Many German and Philips Battery / Mains models the Mains PSU LT is regulated by a series dropper resistor and most importantly a shunt DEAC, which is essentially a NiCd cell.

With age these deteriorate and the voltage may rise to 2V or more. An actual NiCd  of similar or a little higher capacity in a replica box is the best solution. A modern NiMH is however more readily available. The “C” size is about 3500mAH to 4000mA and “D” size (if not a “fake” with AA or C inside) about 7000mAH to 10000mAH. This must be very reliably connected to the terminals of the replica box as it limits the voltage. Many NiMH should not however be left indefinitely on charge. The other disadvantage compared to NiCd is that the average voltage is about 250mV higher. On charge with no load the cell will rise to 1.5V and on load fully charged is about 1.37V.

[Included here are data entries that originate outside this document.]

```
int launch_match_tables(mi355_deflate_ctx* c, hipStream_t st, const uint8_t* d_in, uint64_t n, Workspace& w,
                        const ParseCfg& cfg, const HashOverride& ov, bool ident, SegEnds sg, hipEvent_t ev_mid,
                        bool redo_head = false, const Arrival* arr = nullptr, uint64_t quirk_end = 0, const SortInit* init = nullptr) {
    const uint32_t n32 = (uint32_t)n;
    const int aligned16 = ((reinterpret_cast<uintptr_t>(d_in) & 15) == 0) ? 1 : 0;
    const uint32_t cq = cfg_cq(cfg);
    const bool has_q = cfg_has_q(cfg);
    if (cfg.use_quarter && cq == 0) HIPCHK(c, hipMemsetAsync(w.Mq, 0, (n + 64) * 4, st));
    const bool quirks = (ov.ns | ov.nh) != 0;
    uint32_t n_ep = (uint32_t)((n + WINDOW_SIZE - 1) / WINDOW_SIZE);
    uint32_t e_first = ident ? MI355_IDENT_EPOCHS : 0;
    if (quirks) {
        const uint64_t eq = quirk_end ? (quirk_end - 1) / WINDOW_SIZE + 2 : (uint64_t)n_ep;
        e_first = eq < n_ep ? (uint32_t)(eq > e_first ? eq : e_first) : n_ep;
    }
    const bool sorted_path = e_first < n_ep || n_ep == 0;
    uint64_t n_old = 0;
    if (e_first) {
        n_old = (uint64_t)e_first * WINDOW_SIZE + 4096;
        if (n_old > n || !sorted_path) n_old = n;
    }
    if (redo_head && sorted_path && !quirks && n_ep > e_first + 1) n_ep = e_first + 1;
    const bool piecewise = arr && arr->n > 1 && sorted_path && e_first == 0 && !redo_head;
    if (arr && arr->n > 0 && !piecewise) {
        const int rc = arrival_wait(c, st, *arr, arr->n - 1);
// ... 239 lines not shown
                    HIPCHK(c, hipStreamWaitEvent(st, c->ev_fill[1], 0));
                else
                    HIPCHK(c, hipMemsetAsync(w.levels.back().E, 0, sizeof(uint32_t), st));
                {
                    TopLevels t;
                    memset(&t, 0, sizeof t);
                    t.nl = (uint32_t)(w.levels.size() - lt);
                    if (t.nl > TOP_LEVELS) return MI355_E_ARG;
                    for (uint32_t k = 0; k < t.nl; k++) {
                        const Level& L = w.levels[lt + k];
                        t.count[k] = L.count;
                        t.usize[k] = L.usize;
                        t.X[k] = L.X;
                        t.E[k] = L.E;
                    }
                    if (lt > 0) {
                        const Level& L = w.levels[lt - 1];
                        t.count_below = L.count;
                        t.usize_below = L.usize;
                        t.X_below = L.X;
                        t.E_below = L.E;
                    }
                    hipLaunchKernelGGL(k_tree_top, dim3(1), dim3(1024), 0, st, n32, t);
                }
                for (size_t l = lt > 0 ? lt - 1 : 0; l-- > 0;) {
                    const Level& ch = w.levels[l];
                    const Level& pa = w.levels[l + 1];
                    hipLaunchKernelGGL(k_level_down, dim3(cdiv(pa.count, 64)), dim3(64), 0, st, n32, ch.count, ch.usize,
                                       ch.X, pa.count, pa.E, ch.E);
                }
                hipLaunchKernelGGL((k_emit<0, false>), dim3(cdiv(w.K0, 4)), dim3(256), 0, st, d_in, n32, w.K0, w.M, Mq, cfg, w.adv,
                                   w.levels[0].E, w.tokbuf, w.cnt, 0u, n32, sg, (uint32_t*)nullptr, SpecFix{nullptr, nullptr, nullptr}, 0u, 0u);
            } else {
                if (fill_aside) HIPCHK(c, hipStreamWaitEvent(st, c->ev_fill[1], 0));
                if (small_tail)
                    launch_spec_emit(st, w, cfg, all);
                else
                    launch_spec_entries(c, st, w, cfg, all);
            }
            if (small_tail) {
                uint32_t* const xs = spec ? w.xs : nullptr;
                if (spec && !steps)
                    hipLaunchKernelGGL((k_small_fix<true>), dim3(1), dim3(SMALL_FIX_T), 0, st, d_in, n32, w.K0, w.M, Mq, cfg, steps,
                                       w.levels[0].E, w.tokbuf, w.cnt, sg, xs, w.badmap, w.fixlist, w.nb_max, sync_tail ? 1u : 0u,
                                       &reinterpret_cast<DevState*>(c->d_sc)->spec_bad, w.base, c->d_sc, w.tend, w.pb, w.bstart, w.q13, w.tab,
                                       (pass == 0 && speculate) ? 1u : 0u);
                else
                    hipLaunchKernelGGL((k_small_fix<false>), dim3(1), dim3(SMALL_FIX_T), 0, st, d_in, n32, w.K0, w.M, Mq, cfg, steps,
                                       w.levels[0].E, w.tokbuf, w.cnt, sg, xs, w.badmap, w.fixlist, w.nb_max, sync_tail ? 1u : 0u,
                                       &reinterpret_cast<DevState*>(c->d_sc)->spec_bad, w.base, c->d_sc, w.tend, w.pb, w.bstart, w.q13, w.tab,
                                       (pass == 0 && speculate) ? 1u : 0u);
                hipLaunchKernelGGL(k_compact, dim3(cdiv(w.K0, 4)), dim3(256), 0, st, w.K0, w.tokbuf, w.cnt, w.base, w.dtok, c->d_sc, 0u);
            } else {
                launch_token_scan(c, st, w, all, !spec);
            }
        } else {
            hipLaunchKernelGGL(k_scan_zero, dim3(1), dim3(64), 0, st, c->d_sc);
        }
        if (!(m == 1 && n > 0)) {
            hipLaunchKernelGGL(k_seg_tokens, dim3(cdiv(m, 64)), dim3(64), 0, st, sg, w.K0, w.base,
                               w.levels.empty() ? nullptr : w.levels[0].E, w.tokbuf, w.cnt, c->d_sc, w.tend);
            hipLaunchKernelGGL(k_block_count, dim3(1), dim3(64), 0, st, sg, w.tend, w.pb, c->d_sc);
        }
        if (!small_tail)
            hipLaunchKernelGGL(k_block_bounds, dim3(cdiv((uint64_t)w.nb_max + 1, 4)), dim3(256), 0, st, n32, w.K0,
                               w.nb_max, cfg.mode, sg, sync_tail ? 1u : 0u, w.tend, w.pb, w.base,
                               w.levels.empty() ? nullptr : w.levels[0].E, w.tokbuf, w.dtok, c->d_sc, w.bstart, w.q13, w.tab, Piece{0u, 0u, 1u},
                               (const uint32_t*)nullptr, (pass == 0 && speculate) ? 1u : 0u);
        HIPCHK(c, mark(3));
        ev_last[pass] = 3;
        const uint32_t nbg = w.nb_max;
        const bool hist_clears = !fill_aside && small_inits;
        MI355_LAUNCH_HIST(nbg * PSPLIT, c->n_cu, st, w.dtok, c->d_sc, w.ll_freq, w.d_freq, w.tab, 0u,
                           hist_clears ? reinterpret_cast<uint32_t*>(d_out) : nullptr, (uint32_t)(need_out / 4));
        hipLaunchKernelGGL(k_block_header, dim3(nbg), dim3(128), 0, st, c->d_sc, w.ll_freq, w.d_freq, w.hdr, 0u);
        if (!fill_aside && !hist_clears) HIPCHK(c, hipMemsetAsync(d_out, 0, need_out, st));
        const bool state_with_plan = MI355_STATE_KERNEL && !zlib && !gzip;
        hipLaunchKernelGGL(k_plan, dim3(1), dim3(1024), 0, st, c->d_sc, w.hdr, w.bstart, w.q13, w.plan, bit_base,
                           (uint32_t)o->compat, w.tab.sync, reinterpret_cast<uint32_t*>(d_out), Piece{0u, 0u, 1u},
                           state_with_plan ? reinterpret_cast<uint32_t*>(c->h_sc) : (uint32_t*)nullptr);
        HIPCHK(c, mark(4));
        MI355_LAUNCH_PACK(nbg * PSPLIT, c->n_cu, st, d_in, n32, w.dtok, c->d_sc, w.hdr, w.plan, w.bstart,
                           w.q13, (uint32_t)o->compat, reinterpret_cast<uint32_t*>(d_out), w.tab, w.ll_freq, w.d_freq, 0u);
        HIPCHK(c, mark(5));
        rc = launch_frame_tail(c, st, d_in, n, o->wrapper, w, gz_hdr, gz_len, d_out, !sync_tail);
        if (rc) return rc;
        HIPCHK(c, mark(6));
        if (state_with_plan)
            ;
        else if (MI355_STATE_KERNEL)
            hipLaunchKernelGGL(k_state_out, dim3(1), dim3(64), 0, st, reinterpret_cast<const uint32_t*>(c->d_sc),
                               reinterpret_cast<uint32_t*>(c->h_sc), (uint32_t)(sizeof(DevState) / 4));
        else
            HIPCHK(c, hipMemcpyAsync(c->h_sc, c->d_sc, sizeof(DevState), hipMemcpyDeviceToHost, st));
        HIPCHK(c, hipStreamSynchronize(st));
        if (!clocks) host_ms = std::chrono::duration<float, std::milli>(std::chrono::steady_clock::now() - host_t0).count();
        HIPCHK(c, hipGetLastError());
        if (sort_order_failed(c))
            return run_encode(c, d_in, n, o, d_out, out_cap, out_len, st, ends_in, rewarm, gz_hdr, gz_len, extra);
        if (spec_entries_failed(c)) {
            c->reuse_tables = passes == 1;
            const int rc2 = run_encode(c, d_in, n, o, d_out, out_cap, out_len, st, ends_in, rewarm, gz_hdr, gz_len, extra);
            c->info.spec_fallback = c->last_spec_bad;
            return rc2;
        }

        ev_last[pass] = 6;
        if (pass == 0 && speculate) {
            bool fires;
            rc = q1_fires(c->h_sc, &fires);
            if (rc) return rc;
            if (fires) continue;
        }
        break;
    }
    const DevScalars& s = *c->h_sc;
    info.passes = passes;
    info_from_scalars(&info, s);
    c->pend_passes = passes;
    c->pend_clocks = clocks;
    if (!clocks) info.total_ms = host_ms;
    for (int p = 0; p < passes; p++) c->pend_last[p] = ev_last[p];
    if (s.ref_panic) {
        c->err = "the reference panics on this input (stored block after a buffer slide, SURVEY A.4 Q13)";
        return MI355_E_REF_PANIC;
    }
    c->last_plan = w.plan;
// ... 91 lines not shown
    const uint32_t* Mq = cfg.use_quarter ? w.Mq : nullptr;
    HIPCHK(c, hipEventRecord(c->ev_fill[0], st));
    HIPCHK(c, hipEventRecord(c->ev[0][0], st));
    if (cfg.use_quarter && cfg_cq(cfg) == 0) HIPCHK(c, hipMemsetAsync(w.Mq, 0, (n + 64) * 4, st));
    uint16_t* S = w.sorted + WINDOW_SIZE;
    const uint32_t n_ep = (uint32_t)((n + WINDOW_SIZE - 1) / WINDOW_SIZE);
    const uint32_t spe = WINDOW_SIZE / SEG;
    uint32_t e_lo = 0, seg_lo = 0;
    hipStream_t sb = two ? c->blk_stream : st;
    int np = 0;
    for (int k = 0; k < ar.n; k++) {
        const bool last = k + 1 == ar.n;
        const uint32_t e_hi = last ? n_ep : (ar.upto[k] < n_ep ? ar.upto[k] : n_ep);
        {
            const int rc = arrival_wait(c, st, ar, k);
            if (rc) return rc;
        }
        ht("arrived", k);
        if (e_hi > e_lo) {
            launch_sort(c, st, e_hi - e_lo, d_in, n32, ov, S, w.buckets, e_lo);
            if (e_lo == 0) HIPCHK(c, hipEventRecord(c->ev[0][1], st));
            launch_walk(c, st, d_in, n32, S, w, cfg, aligned16, sg, ov, e_lo, e_hi - e_lo);
            if (last) HIPCHK(c, hipEventRecord(c->ev[0][2], st));
        }
        e_lo = e_hi;
        if (k == 0) {
            HIPCHK(c, hipStreamWaitEvent(c->fill, c->ev_fill[0], 0));
            HIPCHK(c, hipMemsetAsync(c->d_sc, 0, sizeof(DevScalars), c->fill));
            HIPCHK(c, hipMemsetAsync(d_out, 0, need_out, c->fill));
            HIPCHK(c, hipEventRecord(c->ev_fill[1], c->fill));
            HIPCHK(c, hipStreamWaitEvent(sb, c->ev_fill[1], 0));
        }
        const uint32_t seg_hi = last ? w.K0 : (e_hi * spe > 64 ? (e_hi * spe - 64) / 64 * 64 : 0u);
        if (seg_hi <= seg_lo && !last) continue;
        const uint32_t p = (uint32_t)np++;
        if (sb != st) {
            HIPCHK(c, hipEventRecord(c->ev_walk[p], st));
            HIPCHK(c, hipStreamWaitEvent(sb, c->ev_walk[p], 0));
        }
        const Piece pc{seg_lo, p, last ? 1u : 0u};
        const uint32_t ns = seg_hi - seg_lo;
        if (ns) {
            const uint16_t* const steps = steps_in_emit(c, cfg, 1u) ? nullptr : w.adv;
            if (steps) hipLaunchKernelGGL(k_adv, dim3(ns), dim3(256), 0, sb, n32, w.M, Mq, cfg, w.adv, sg, seg_lo);
            const SegRange r{seg_hi, pc, d_in, n32, 0u, n32, 0u, sg, steps, w.levels[0].E, w.xs, w.fixlist + (size_t)2 * p * FIX_MAX,
                             &c->d_sc->n_fix[p], w.scan_part + seg_lo / 1024 + 2 * p, w.tend, w.pb};
            launch_spec_entries(c, sb, w, cfg, r);
            launch_token_scan(c, sb, w, r, false);
        } else {
            return MI355_OK;
        }
        const uint32_t maxb = (uint32_t)((uint64_t)ns * SEG / MAX_BUFFER_LENGTH) + 3;
        hipLaunchKernelGGL(k_block_bounds, dim3(cdiv((uint64_t)maxb + 1, 4)), dim3(256), 0, sb, n32, seg_hi, w.nb_max, cfg.mode, sg, 0u,
                           w.tend, w.pb, w.base, w.levels[0].E, w.tokbuf, w.dtok, c->d_sc, w.bstart, w.q13, w.tab, pc,
                           (const uint32_t*)(w.xs + (seg_hi - 1)), 0u);
        MI355_LAUNCH_HIST(maxb * PSPLIT, c->n_cu, sb, w.dtok, c->d_sc, w.ll_freq, w.d_freq, w.tab, p,
                           (uint32_t*)nullptr, 0u);
        hipLaunchKernelGGL(k_block_header, dim3(maxb), dim3(128), 0, sb, c->d_sc, w.ll_freq, w.d_freq, w.hdr, p);
        hipLaunchKernelGGL(k_plan, dim3(1), dim3(1024), 0, sb, c->d_sc, w.hdr, w.bstart, w.q13, w.plan, bit_base, (uint32_t)o->compat,
                           w.tab.sync, reinterpret_cast<uint32_t*>(d_out), pc, (uint32_t*)nullptr);
        HIPCHK(c, hipMemcpyAsync(c->h_piece + (size_t)p * sizeof(DevState), c->d_sc, sizeof(DevState), hipMemcpyDeviceToHost, sb));
        HIPCHK(c, hipEventRecord(c->ev_plan[p], sb));
        MI355_LAUNCH_PACK(maxb * PSPLIT, c->n_cu, sb, d_in, n32, w.dtok, c->d_sc, w.hdr, w.plan, w.bstart, w.q13,
                           (uint32_t)o->compat, reinterpret_cast<uint32_t*>(d_out), w.tab, w.ll_freq, w.d_freq, p);
        HIPCHK(c, hipEventRecord(c->ev_pack[p], sb));
        seg_lo = seg_hi;
    }
    rc = launch_frame_tail(c, sb, d_in, n, o->wrapper, w, gz_hdr, gz_len, d_out, true);
    if (rc) return rc;
    HIPCHK(c, hipMemcpyAsync(c->h_sc, c->d_sc, sizeof(DevState), hipMemcpyDeviceToHost, sb));
    bool bad = false, q1 = false;
    uint64_t sent = 0;
    hsa_agent_t a_gpu, a_cpu;
    const bool by_engine = c->engine.load() && c->engine.agents(d_out, h_out, &a_gpu, &a_cpu);
    Bounce* const by_threads = by_engine ? nullptr : bounce_for(c, h_out, out_cap);
    if (by_threads) {
        bounce_open(c);
        c->host_path |= MI355_HOST_PATH_OUT_THREADS;
    }
    ht("queued", np);
    for (int p = 0; p < np && !bad; p++) {
        HIPCHK(c, hipEventSynchronize(c->ev_plan[p]));
        ht("plan", p);
        const DevState* hs = reinterpret_cast<const DevState*>(c->h_piece + (size_t)p * sizeof(DevState));
        if (hs->spec_bad || hs->sort_bad || hs->sc.ref_panic) bad = true;
        uint64_t wpos = 0;
        if (p == 0 && hs->sc.b0_full && q1_rewarm(hs->sc.b0_last_tok, hs->sc.b0_last_pos, cfg.mode, n, &wpos)) bad = q1 = true;
        if (bad || p + 1 == np) break;
        uint64_t upto = (bit_base + hs->sc.total_bits) / 8;
        upto &= ~(uint64_t)4095;
        if (upto > sent && upto <= out_cap) {
            if (by_threads) {
                HIPCHK(c, hipEventSynchronize(c->ev_pack[p]));
                ht("pack", p);
                by_threads->out_push(h_out + sent, d_out + sent, (size_t)(upto - sent));
                c->host_path |= MI355_HOST_PATH_OUT_THREADS;
            } else if (by_engine) {
                HIPCHK(c, hipEventSynchronize(c->ev_pack[p]));
                ht("pack", p);
                if (!c->engine.start(h_out + sent, a_cpu, d_out + sent, a_gpu, (size_t)(upto - sent))) {
                    c->err = "hsa_amd_memory_async_copy failed";
                    (void)c->engine.wait_all();
                    (void)hipStreamSynchronize(st);
                    return MI355_E_HIP;
                }
            } else {
                HIPCHK(c, hipStreamWaitEvent(c->out_stream, c->ev_pack[p], 0));
// ... 937 lines not shown
```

A replica label has been uploaded and should be printed about 83mm high. It's not a scan, but drawn almost from scratch by overlay on rescaled photos. So some of the missing text was copied of D3.5 Cell and may be in error!

The example is not sealed to allow easy replacement of the NiMH cell. I only had a 3.5AH "C" size cell to hand but I hope to buy some real "D" size cells. Most on sale retail are only "D" size boxes with a "C" cell or even an "AA" cell in it!  Double check stated capacity. Avoid highest capacity (More than 3700mAH C or more than 10000mAH D) as it's either a lie or the self discharge may be high.

Both Eneloop types and highest capacity types are less suitable as they can be destroyed by leaving on trickle charge when fully charged.

DEAC D6 case outer

Outer made of coffee tin and upper edge bent in with pliers.

 

Cell holder.  Should really be a "D" size cell. The "C" size shown is usuable, but more suited for DEAC D3, DEAC Varta D3.5  or DEAC D3.5 replacement cells.

The + pole (positive) is isolated by a power transistor heat sink plastic washer that goes through top of can and into a larger flat plastic washer on the under side. Use flexible wire, not solid. Optionally ad a 1A slow blow fuse if you are of a nervous disposition. The originals are not fused, they are just a larger rectangular version of later Sanyo cylindrical NiCd cells!

The soldering of the wires to the cell is easier if you file the corner edge of cap and corner edge of bottom. Oddly using Lead free tin solder with silver in it works better than older tin/lead solder. Perhaps the flux?  Use a 25W or hotter iron with 3mm bit. Too low a power iron heats up the cell too much.

The "can" is negative and not isolated. I used 3.5mm bolts and nuts, but you might be able to source identical size to original.

 

Use "Pritt"/"UHU" style paper glue stick generously to stick on the label. It can be varnished or lacquered later, any kind not water based.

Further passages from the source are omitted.